EXERCISE:
Every line in the entries that holds "active" should be identified and copied.

ENTRIES SUPPLIED:
struct FragmentRange {
    uint32_t lo[2], hi[2];
};
__global__ void k_fragment_range(const uint8_t *segs, const uint32_t *frag_len, uint64_t n, FragmentRange range, uint32_t *first_bad) {
    const uint64_t i = (uint64_t)blockIdx.x * blockDim.x + threadIdx.x;
    if (i >= n) return;
    const uint32_t seg = segs[i] ? 1u : 0u, fl = frag_len[i];
    if (fl < range.lo[seg] || fl >= range.hi[seg]) atomicMin(first_bad, (uint32_t)i);
}
__global__ void k_record_flags(const uint8_t *segs, uint64_t n, uint32_t *flags) {
    const uint64_t i = (uint64_t)blockIdx.x * blockDim.x + threadIdx.x;
    if (i < n) flags[i] = segs[i] ? 1u : 0u;
}
__global__ void k_record_partition(const uint8_t *segs, uint64_t n, const uint64_t *ones_before, uint32_t *rec_index, uint32_t *rec_count) {
    const uint64_t i = (uint64_t)blockIdx.x * blockDim.x + threadIdx.x;
    const uint32_t n1 = (uint32_t)ones_before[n], n0 = (uint32_t)n - n1;
    if (i == 0) {
        rec_count[0] = n0;
        rec_count[1] = n1;
    }
    if (i >= n) return;
    const uint32_t before = (uint32_t)ones_before[i];
    if (segs[i]) rec_index[n0 + before] = (uint32_t)i;
    else rec_index[(uint32_t)i - before] = (uint32_t)i;
}

__global__ void __launch_bounds__(256) k_methylation_templates(DevSim S, const Fragment *frags, uint64_t n_pairs, RawLayout raw) {
    const uint64_t r = (uint64_t)blockIdx.x * blockDim.x + threadIdx.x;
    if (r >= 2u * n_pairs) return;
    const uint32_t seg = r >= n_pairs ? 1u : 0u;
    convert_template(S, frags[r - seg * n_pairs], seg, raw.templates + r * raw.template_words, raw.template_words);
}

__global__ void __launch_bounds__(256) k_variant_templates(DevSim S, const Fragment *frags, const FragmentVar *fvars, uint64_t n_pairs, RawLayout raw) {
    const uint64_t r = (uint64_t)blockIdx.x * blockDim.x + threadIdx.x;
    if (r >= 2u * n_pairs) return;
    const uint32_t seg = r >= n_pairs ? 1u : 0u;
    const uint64_t pair = r - seg * n_pairs;
    variant_template(S, frags[pair], fvars[pair], seg, raw.templates + r * raw.template_words, raw.template_words);
}

template <bool PERM, uint32_t ITEMS>
struct WaveImage {
    const uint64_t *offsets;
    char *dst;
    uint32_t lane, skew, bytes, slot_at;
    uint64_t row, item, g_begin;
    bool active, through_lds;
    static __device__ __forceinline__ uint64_t first() { return (uint64_t)blockIdx.x * ITEMS; }
    __device__ __forceinline__ WaveImage(const uint64_t *offsets, uint64_t n, char *dst, uint32_t lds_bytes, const uint32_t *perm, uint32_t lane) : offsets(offsets), dst(dst), lane(lane) {
        const uint64_t last = first() + ITEMS < n ? first() + ITEMS : n;
        row = first() + (lane & (ITEMS - 1u));
        active = row < last;
        item = PERM ? (active ? perm[row] : 0u) : row;
        g_begin = PERM ? (active ? offsets[item] : 0u) : offsets[first()];
        const uint64_t g_end = PERM ? (active ? offsets[item + 1u] : 0u) : offsets[last];
        skew = (uint32_t)((uint64_t)(uintptr_t)(dst + g_begin) & 15u);
        bytes = (uint32_t)(g_end - g_begin);
        const uint32_t slot = (lds_bytes / ITEMS) & ~15u;
        through_lds = PERM ? __all(skew + bytes <= slot) != 0 : skew + bytes <= lds_bytes;
        slot_at = PERM ? (lane & (ITEMS - 1u)) * slot : 0u;
    }
    __device__ __forceinline__ RSQ_LDS char *item_text(char *image) const { return (RSQ_LDS char *)image + slot_at + skew + (PERM ? 0u : (uint32_t)(offsets[item] - g_begin)); }
    __device__ __forceinline__ void store_out(const char *image) const {
        __syncthreads();
        const uint32_t lo = skew, hi = skew + bytes;
        char *g_chunk0 = dst + g_begin - skew;
        const char *s_from = image + slot_at;
        for (uint32_t c = (PERM ? lane / ITEMS : lane) * 16u; c < hi; c += (PERM ? 64u / ITEMS : 64u) * 16u) {
            if (c >= lo && c + 16u <= hi) {
                *reinterpret_cast<uint4 *>(g_chunk0 + c) = *reinterpret_cast<const uint4 *>(s_from + c);
            } else {
                for (uint32_t b = c < lo ? lo : c; b < c + 16u && b < hi; ++b) g_chunk0[b] = s_from[b];
            }
        }
    }
};

#ifndef RSQ_FORMAT_RECORDS
#define RSQ_FORMAT_RECORDS 16
#endif
constexpr uint32_t kFormatRecords = RSQ_FORMAT_RECORDS, kFormatLdsMax = 16u * 1024u, kFormatLdsMin = 1024u;
RSQ_HD uint32_t format_lds_bytes(uint64_t record_bytes, bool slots) {
    const uint64_t want = (kFormatRecords * record_bytes + 16u + 127u) & ~(uint64_t)127u;
    const uint32_t image = (uint32_t)(want < kFormatLdsMin ? kFormatLdsMin : want > kFormatLdsMax ? kFormatLdsMax : want);
    return !slots ? image : image + 16u * kFormatRecords < kFormatLdsMax ? image + 16u * kFormatRecords : kFormatLdsMax;
}
__global__ void __launch_bounds__(256) k_max_size(const uint32_t *sizes, uint64_t n, uint32_t *longest) {
    uint32_t m = 0;
    for (uint64_t i = (uint64_t)blockIdx.x * blockDim.x + threadIdx.x; i < n; i += (uint64_t)gridDim.x * blockDim.x) m = max(m, sizes[i]);
    for (uint32_t d = 32; d; d >>= 1) m = max(m, (uint32_t)__shfl_xor((int)m, (int)d, 64));
    if ((threadIdx.x & 63u) == 0 && m) atomicMax(longest, m);
}
template <bool PERM>
__global__ void __launch_bounds__(64) k_format_write(DevSim S, NameTable names, const Fragment *frags, uint64_t n_pairs, uint64_t adapter_only_first, RawLayout raw,
                                                    const uint64_t *offsets0, const uint64_t *offsets1, char *dst0, char *dst1, uint64_t cap0, uint64_t cap1,
                                                    const FragmentVar *fvars, const uint32_t *perm, uint32_t lds_bytes) {
    extern __shared__ __attribute__((aligned(16))) char s_text[];
    using Image = WaveImage<PERM, kFormatRecords>;
    const uint32_t lane = threadIdx.x, seg = blockIdx.y, part = lane / kFormatRecords;
    constexpr uint32_t kLineParts = 32u / kFormatRecords;
    const bool is_qual = part >= kLineParts;
    const uint32_t sub = part % kLineParts;
    if (Image::first() >= n_pairs) return;
    const uint64_t *offsets = seg ? offsets1 : offsets0;
    char *dst = seg ? dst1 : dst0;
    if (offsets[n_pairs] > (seg ? cap1 : cap0)) return;
    const Image im(offsets, n_pairs, dst, lds_bytes, perm, lane);
    const uint64_t pair = im.item;
    ReadMeta m;
    Fragment f;
    FragmentVar fv;
    uint64_t r = 0;
    if (im.active) {
        r = (uint64_t)seg * n_pairs + im.row;
        m = raw.meta[r];
        if (frags) f = frags[pair];
        if (frags && fvars) fv = fvars[pair];
    }
    const WordColumn seq = raw.seq_of(r), qual = raw.qual_of(r), ops = raw.ops_of(r);
    const uint64_t ao_number = adapter_only_first + pair + 1u;
    if (!im.through_lds) {
        if (im.active && part == 0u) format_record(S, names, frags != nullptr, f, ao_number, m, seq, qual, ops, dst + offsets[pair], frags && fvars, fv);
        return;
    }
    if (im.active) {
        const uint32_t header = (uint32_t)(offsets[pair + 1u] - offsets[pair]) - 2u * m.read_len - 4u;
        const uint32_t all_words = (m.read_len + 3u) >> 2, per = (all_words + kLineParts - 1u) / kLineParts;
        const uint32_t first_word = sub * per, line_at = header + (is_qual ? m.read_len + 3u : 0u);
        const uint32_t part_at = part == 0u ? 0u : line_at + (4u * first_word < m.read_len ? 4u * first_word : m.read_len);
        WordSinkT<RSQ_LDS char *> t(im.item_text(s_text) + part_at);
        if (part == 0u) format_header(S, names, frags != nullptr, f, ao_number, m, ops, t, frags && fvars, fv);
        format_line_part(is_qual ? qual : seq, m.read_len, is_qual, first_word, per, sub == kLineParts - 1u, t);
        t.finish();
    }
    im.store_out(s_text);
}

RESPONSE:
    bool active, through_lds;
        active = row < last;
        item = PERM ? (active ? perm[row] : 0u) : row;
        g_begin = PERM ? (active ? offsets[item] : 0u) : offsets[first()];
        const uint64_t g_end = PERM ? (active ? offsets[item + 1u] : 0u) : offsets[last];
    if (im.active) {
        if (im.active && part == 0u) format_record(S, names, frags != nullptr, f, ao_number, m, seq, qual, ops, dst + offsets[pair], frags && fvars, fv);
    if (im.active) {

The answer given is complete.